Is there any particular reason why you don't want to simply change the
target table directly? If you do it in a transaction you are safe.

-- 
Best regards,
Aleksander Alekseev

> 
> I didn't investigate your particular issue but generally speaking creating a
> table, even a temporary one, is an expensive operation.
> 
> Note that it's far from being a seperate file on the disk. It affects catalog
> tables, shared buffers, all the corresponding locks, etc. If you have indexes
> for a temporary table it makes the situation ever worse. Sooner or later
> VACUUM will happen for your bloated catalog, and this is not fun under
> heavy load.

Yes, creation is expensive, but note that this test case does not create 
the temp table for every transaction. It creates it once on startup of the
connection. So there'll be no catalog bloat as the connections are generally
long-lived. The part that remains to be expensive (but which was unexpected
to me) is the truncate that does happen for every transaction.

> 
> Is there any particular reason why you don't want to simply change the target
> table directly? If you do it in a transaction you are safe.
> 

This is a fair point which I didn't explain in my earlier message. We find that for
various use cases the temp table approach is a really convenient way of interacting
with Postgres. You can just easily binary COPY whatever data you want into it without
looking too much at data size and then handling it from there on the db-side.
Doing the same without this, you'd need to resort to passing the data as query parameters, but 
this has complications like a limit in number of bound params per query. It's definitely possible
to use as well, but the binary COPY to temp table is quite convenient.

-Floris

> I also encountered the similar performance issue with temporary tables
> andprovided a patch to optimize the truncate performance during commit
> in [1].

Interesting, that is definitely another good way to improve the performance,
especially with a large number of temp tables. I think the two optimizations
can actually work well together.
Your optimization on only truncating the tables that are actually used.
Combined with a patch like attached which makes sure that no WAL is generated at all
for the ON COMMIT DELETE ROWS operation.

On my test system this reduces WAL generation for the pgbench test case
I posted previously to 0 (and therefore brought WAL replay process CPU usage
from 100% CPU and lagging behind to only 0% CPU usage)

-Floris

> It seems that in your patch, WAL logging is skipped for all tables, not just
> temporary tables.

This code path is only used in two cases though:
* For the temporary tables ON COMMIT DROP
* For truncating tables that were created in the same transaction, or which
were already truncated in the same transaction (this is some special case
in the TRUNCATE command)
In both cases I believe it's not necessary to log the lock, as the table doesn't exist
on replica yet or the exclusive lock has already been obtained and logged previously.
Regular TRUNCATE commands go through a completely different code path,
as these need to be rollbackable if the transaction aborts.
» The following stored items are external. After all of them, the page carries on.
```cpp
namespace sx {
PinnedPool::Block PinnedPool::take(size_t bytes) {
    {
        std::lock_guard<std::mutex> g(mu);
        size_t best = free_blocks.size();
        for (size_t i = 0; i < free_blocks.size(); i++)
            if (free_blocks[i].cap >= bytes && (best == free_blocks.size() || free_blocks[i].cap < free_blocks[best].cap)) best = i;
        if (best < free_blocks.size() && free_blocks[best].cap <= 4 * bytes + (4u << 20)) {
            Block b = free_blocks[best];
            free_blocks.erase(free_blocks.begin() + (long)best);
            return b;
        }
    }
    Block b;
    const size_t cap = bytes + bytes / 8 + (1u << 20);
    if (hipHostMalloc(&b.p, cap, hipHostMallocNonCoherent) != hipSuccess) { b.p = nullptr; return b; }
    b.cap = cap;
    return b;
}
void PinnedPool::give(Block b) {
    if (!b.p) return;
// ... 254 lines not shown
                         + ", requested=" + std::to_string(hip_device) + "); the scan only runs on the GPU";
        delete ctx;
        return SX_E_NO_DEVICE;
    }
    ctx->device = hip_device;
    auto fail = [&](const char* what, hipError_t err) {
        g_create_error = std::string(what) + ": " + hipGetErrorString(err);
        sx_destroy(ctx);
        return SX_E_HIP;
    };
    if ((e = hipSetDevice(hip_device)) != hipSuccess) return fail("hipSetDevice", e);
    ctx->dev.resize((size_t)n_missions);
    const uint32_t cap = ctx->opt.record_capacity ? ctx->opt.record_capacity : (1u << 20);
    {
        int cus = 0;
        if (hipDeviceGetAttribute(&cus, hipDeviceAttributeMultiprocessorCount, hip_device) == hipSuccess && cus > 0) ctx->n_cus = (unsigned)cus;
        if (ctx->sw.scan_blocks_per_cu >= 0) ctx->scan_blocks_per_cu = (unsigned)ctx->sw.scan_blocks_per_cu;
        if (ctx->sw.region_cap >= 0) ctx->region_cap = (uint32_t)ctx->sw.region_cap;
        if (ctx->sw.scan_cus) ctx->n_cus = (unsigned)ctx->sw.scan_cus;
    }
    int prio_lo = 0, prio_hi = 0;
    (void)hipDeviceGetStreamPriorityRange(&prio_lo, &prio_hi);
    if (ctx->sw.prio_n >= 0) {
        if (ctx->sw.prio_n >= 1) prio_lo = ctx->sw.prio_scan;
        if (ctx->sw.prio_n >= 2) prio_hi = ctx->sw.prio_post;
        fprintf(stderr, "[sx] stream priorities: scan %d, post %d\n", prio_lo, prio_hi);
    }
    const bool per_mission = (ctx->opt.flags & SX_OPT_MISSION_STREAMS) || ctx->sw.mission_streams;
    if ((e = hipStreamCreateWithPriority(&ctx->post_stream, hipStreamNonBlocking, prio_hi)) != hipSuccess) return fail("hipStreamCreate", e);
    if (!per_mission && (e = hipStreamCreateWithPriority(&ctx->scan_stream, hipStreamNonBlocking, prio_lo)) != hipSuccess)
        return fail("hipStreamCreate", e);
// ... 55 lines not shown
            if (d.h_runs) (void)hipHostFree(d.h_runs);
            if (d.ev_runs) (void)hipEventDestroy(d.ev_runs);
            if (d.stream_w) (void)hipStreamDestroy(d.stream_w);
            if (d.h_tot) (void)hipHostFree(d.h_tot);
            if (d.h_small) (void)hipHostFree(d.h_small);
            for (hipEvent_t e : d.wave_ev) if (e) (void)hipEventDestroy(e);
            if (d.stream && d.stream != ctx->scan_stream) (void)hipStreamDestroy(d.stream);
        }
        for (int i = 0; i < 2; i++) {
            if (ctx->ing_pin[i]) (void)hipHostFree(ctx->ing_pin[i]);
            if (ctx->ing_dev[i]) (void)hipFree(ctx->ing_dev[i]);
        }
        if (ctx->copy_stream) (void)hipStreamDestroy(ctx->copy_stream);
        if (ctx->d2h_stream) (void)hipStreamDestroy(ctx->d2h_stream);
        if (ctx->scan_stream) (void)hipStreamDestroy(ctx->scan_stream);
        if (ctx->d_cache) (void)hipFree(ctx->d_cache);
        if (ctx->post_stream) (void)hipStreamDestroy(ctx->post_stream);
        if (ctx->merge_copy_stream) (void)hipStreamDestroy(ctx->merge_copy_stream);
        if (ctx->d_merge) (void)hipFree(ctx->d_merge);
        if (ctx->d_result) (void)hipFree(ctx->d_result);
        if (ctx->d_result_up) (void)hipFree(ctx->d_result_up);
        if (ctx->d_text) (void)hipFree(ctx->d_text);
        if (ctx->d_print_scratch) (void)hipFree(ctx->d_print_scratch);
        if (ctx->d_print_missions) (void)hipFree(ctx->d_print_missions);
        for (uint8_t* p : ctx->d_select) if (p) (void)hipFree(p);
        if (ctx->d_select_scratch) (void)hipFree(ctx->d_select_scratch);
        if (ctx->d_select_scratch2) (void)hipFree(ctx->d_select_scratch2);
        if (ctx->d_distinct) (void)hipFree(ctx->d_distinct);
        for (hipEvent_t e : ctx->merge_ev) if (e) (void)hipEventDestroy(e);
        for (hipEvent_t e : ctx->slab_ev) if (e) (void)hipEventDestroy(e);
// ... 248 lines not shown
```

### stringsext_amd/csrc/sx_ctx.hpp

```cpp
#pragma once
#include <hip/hip_runtime_api.h>
#include <stdio.h>
#include <stdlib.h>
#include <string.h>
#include <errno.h>
#include <fcntl.h>
#include <sys/mman.h>
#include <sys/stat.h>
#include <unistd.h>

#include <algorithm>
#include <atomic>
#include <chrono>
#include <condition_variable>
#include <deque>
#include <functional>
#include <mutex>
#include <string>
#include <thread>
#include <unordered_map>
#include <vector>

#include "sx_host.hpp"
#include "sx_switches.hpp"
#include "sx_stage_b_plan.hpp"

namespace sx {

double now_ms();
constexpr size_t kSmallReadBytes = 4096;
extern double g_tl_t0;
extern int g_tl_on;
#define SX_TL(...) do { if (sx::g_tl_on) { fprintf(stderr, "[tl %+8.3f] ", sx::now_ms() - sx::g_tl_t0); fprintf(stderr, __VA_ARGS__); fputc('\n', stderr); } } while (0)

struct RunList {
    std::vector<sx_run> own;
    const sx_run* p = nullptr;
    size_t n = 0;
    bool on_device = false;
    bool skipped = false;
// ... 97 lines not shown
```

> Upon further consideration, do we really need to acquire AccessExclusiveLocks
> for temporary tables? Since temporary tables can only be accessed within the
> current session, perhaps we can make the following optimizations:

This one I'm less sure of if it's correct in all cases. Logically it makes sense that no other
backends can access it, however I see some threads [1] that suggest that it's technically
possible for other backends to take locks on these tables, so it's not *that* obvious there
are no edge cases.

[1] https://postgrespro.com/list/thread-id/2477885